They should probably rename it to the torturebar.

------
thedanbob
I completely agree with the author in that my 2013 MBA is the best laptop I've
ever used. It's not my daily driver so I should be able to get quite a few
more years of life out of it. And I also agree that for the brief period when
macOS had Continuity but wasn't intolerably bad in other areas, it really was
a magical experience. That's the one thing I really miss from going all Linux.

------
musicale
> the palm rejection algoritm is not good enough

Ugh, this is my main complaint about the last edition MacBook Pro - worse than
the butterfly keyboard (which I had to replace twice but which currently
works.)

It's baffling because palm rejection worked flawlessly for me on the smaller
trackpad on the 2012 MacBook Pro as well as the entire screen of the 11" iPad
pro.

------
fxtentacle
I had problems opening the page from Germany. Here's an archive.org link:
[https://web.archive.org/web/20200602104512/https://cfenollos...](https://web.archive.org/web/20200602104512/https://cfenollosa.com/blog/seven-
years-later-i-bought-a-new-macbook-for-the-first-time-i-dont-love-it.html)

------
ziml77
I don't understand what Apple is doing with the touchbar. Before I used it, I
was thinking that the gimmick didn't look as bad as people were making it out
to be. After I used it, I returned the laptop.

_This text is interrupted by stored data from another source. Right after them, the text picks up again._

template <typename TA, typename T, int CL, typename TF = T>
static int dispatch_epi(const dwm_linear_args* a, cudaStream_t s) {
  switch (a->epilogue) {
    case DWM_EPI_STORE: return launch_pick_n<TA, T, DWM_EPI_STORE, CL>(a, s);
    case DWM_EPI_GEGLU: return launch_gemm<TA, T, DWM_EPI_GEGLU, 256, CL>(a, s);
    case DWM_EPI_QKNORM: return launch_pick_n<TA, T, DWM_EPI_QKNORM, CL>(a, s);
    case DWM_EPI_RESID: return launch_pick_n<TA, TF, DWM_EPI_RESID, CL>(a, s);
    case DWM_EPI_F32: return launch_pick_n<TA, TF, DWM_EPI_F32, CL>(a, s);
    default: set_last_error("dwm_b200_linear: unknown epilogue %d", a->epilogue); return -1;
  }
}

template <int CL>
static int dispatch_e4m3(const dwm_linear_args* a, cudaStream_t s) {
  if (a->out_dtype == DWM_BF16) return dispatch_epi<__nv_fp8_e4m3, __nv_bfloat16, CL>(a, s);
  return dispatch_epi<__nv_fp8_e4m3, __half, CL, __nv_bfloat16>(a, s);
}

}

namespace dwm { int g_attn_tc = -1; extern int g_ln_staged; extern int g_conv_2cta; extern int g_conv_halo; }

extern "C" int dwm_b200_set_option(const char* name, int value) {
  using namespace dwm;
  DWM_REQUIRE(name != nullptr, "dwm_b200_set_option: null name");
  if (strcmp(name, "attn_tc") == 0) { g_attn_tc = value; return 0; }
  if (strcmp(name, "ln_staged") == 0) { g_ln_staged = value; return 0; }
  if (strcmp(name, "gemm_bn") == 0) { g_gemm_bn = value; return 0; }
  if (strcmp(name, "gemm_2cta") == 0) { g_gemm_2cta = value; return 0; }
  if (strcmp(name, "resid_tma") == 0) { g_resid_tma = value; return 0; }
  if (strcmp(name, "conv_2cta") == 0) { g_conv_2cta = value; return 0; }
  if (strcmp(name, "conv_halo") == 0) { g_conv_halo = value; return 0; }
  set_last_error("dwm_b200_set_option: unknown option %s", name);
  return -1;
}
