## Keep GRU gates in registers and prefetch operands ahead of tensor-core tiles

The GRU update pass no longer parks the r/z pre-activations in shared scratch. The r and z gates are now computed straight into registers, and the input-gate rows and biases are loaded before the tensor-core tiles, so their latency overlaps the MMA work. The mean-update pass likewise prefetches the old means, visit counts and biases before its tile, and the b1 bias load is hoisted ahead of the tile. This removes the shared-memory round trips and exposed global-load latency, at the cost of more live registers per thread and possible spills.

```diff
diff --git a/uisrnn_b200/csrc/uis_beam.cuh b/uisrnn_b200/csrc/uis_beam.cuh
--- a/uisrnn_b200/csrc/uis_beam.cuh
+++ b/uisrnn_b200/csrc/uis_beam.cuh
@@ -701,7 +701,6 @@
                                             Idle idle_work) {
   using TC = TcCfg<H, D, N>;
   constexpr int NT = 256, NI = N / 8;
-  constexpr int KB = (NI == 6) ? 2 : 4, WB = (NI == 6) ? 3 : NI;
   auto hslot = [&](int g, int s) { return pool_hidden_cta + (size_t)(g * p.P + s) * H; };
   auto mslot = [&](int g, int s) { return pool_mean_cta + (size_t)(g * p.P + s) * D; };
   const int wg = warp >> 2;
@@ -723,76 +722,82 @@
   if (tid == 0) { const long long now_ = clock64(); ph[1] += now_ - tmark; tmark = now_; }
   idle_work();
   if (tid == 0) { const long long now_ = clock64(); ph[7] += now_ - tmark; tmark = now_; }
-  static_assert(H >= NT, "gate parking: 2 * (N / 2) * NT floats within the [N][H] scratch");
-  float* park = scratch_cta + tid;
   for (int ut = 0; ut < TC::UT; ++ut) {
     const int j0 = ut * 128 + r0;
-    {
+    float gi3[3][TC::NV] = {}, rz[2][TC::NV] = {}, ho[TC::NV] = {}, bh[3][2];
+    auto load_gi = [&](int g) {
+#pragma unroll
+      for (int i = 0; i < NI; ++i)
+#pragma unroll
+        for (int e = 0; e < 2; ++e) {
+          const int m = 8 * i + cq + e;
+          if (m < Mp) {
+            const float* gi = p.gi + (size_t)cc.girow[m0 + m] * 3 * H + g * H + j0;
+#pragma unroll
+            for (int h = 0; h < 2; ++h) gi3[g][4 * i + 2 * h + e] = __ldg(gi + 8 * h);
+          }
+        }
+    };
+    auto load_bias = [&](int g) {
+#pragma unroll
+      for (int h = 0; h < 2; ++h) bh[g][h] = __ldg(p.bhh + g * H + j0 + 8 * h);
+    };
+    load_gi(0); load_bias(0);
+    load_gi(1); load_bias(1);
+#pragma unroll
+    for (int g = 0; g < 2; ++g) {
       float v[TC::NV];
-#pragma unroll
-      for (int g = 0; g < 2; ++g) {
-        tc_tile<TC>(acc, ring, bop, tb, tbox, wg, lane, ts);
-        tc_fold<TC>(acc, v, p.tc_inv_hh);
-        const float bh[2] = {__ldg(p.bhh + g * H + j0), __ldg(p.bhh + g * H + j0 + 8)};
-#pragma unroll
-        for (int q = 0; q < TC::NV; ++q) park[(g * TC::NV + q) * NT] = __fadd_rn(v[q], bh[(q >> 1) & 1]);
-      }
-    }
+      tc_tile<TC>(acc, ring, bop, tb, tbox, wg, lane, ts);
+      tc_fold<TC>(acc, v, p.tc_inv_hh);
+#pragma unroll
+      for (int q = 0; q < TC::NV; ++q)
+        if (8 * (q >> 2) + cq + (q & 1) < Mp) rz[g][q] = sigmoid_f32(__fadd_rn(gi3[g][q], __fadd_rn(v[q], bh[g][(q >> 1) & 1])));
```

Why does it activate without any haptic feedback just from brushing against
it? Obviously they know how to do both of those things; it's how the trackpad
on the same device works!

------
maxbaines
Thank you this confirms my moving away from MBP because of touch-bar, perhaps
somewhat easier as I love Windows so the Surface range was perfect.

------
tln
I can't believe the screen wasn't seen as an upgrade. Going from non-retina
300 nits to retina 500 nits with crazy good color?

------
StreamBright
It is kind of sad that Apple lost its way. We used to be excited about new
releases, now I only want to make sure auto-update is disabled and the new
hardware did not remove half of the ports again. Time to seriously consider an
alternative operating system for me after being on MacOS for 10 years. I
cannot be put up with it anymore.

------
g_delgado14
I was in the market recently for a new laptop after owning 2 different MB pros
since 2011. I ended up buying a System76 linux laptop and couldn't be happier.
It's cheaper and it's built for software devs. The keyboard is amazing. Only
real downside is the trackpad isn't as good. But I use a mouse anyways.

------
panpanna
> When I push the laptop a bit more ... I get around 4 hours. In comparison,
> that figure is reasonable. Overall, it's not bad, but I expected more.

How can this be "reasonable" from a new laptop?

Maybe that's typo because I can get more from a five years old laptop under
similar load.

(Although to be fair, my containers are first class citizens)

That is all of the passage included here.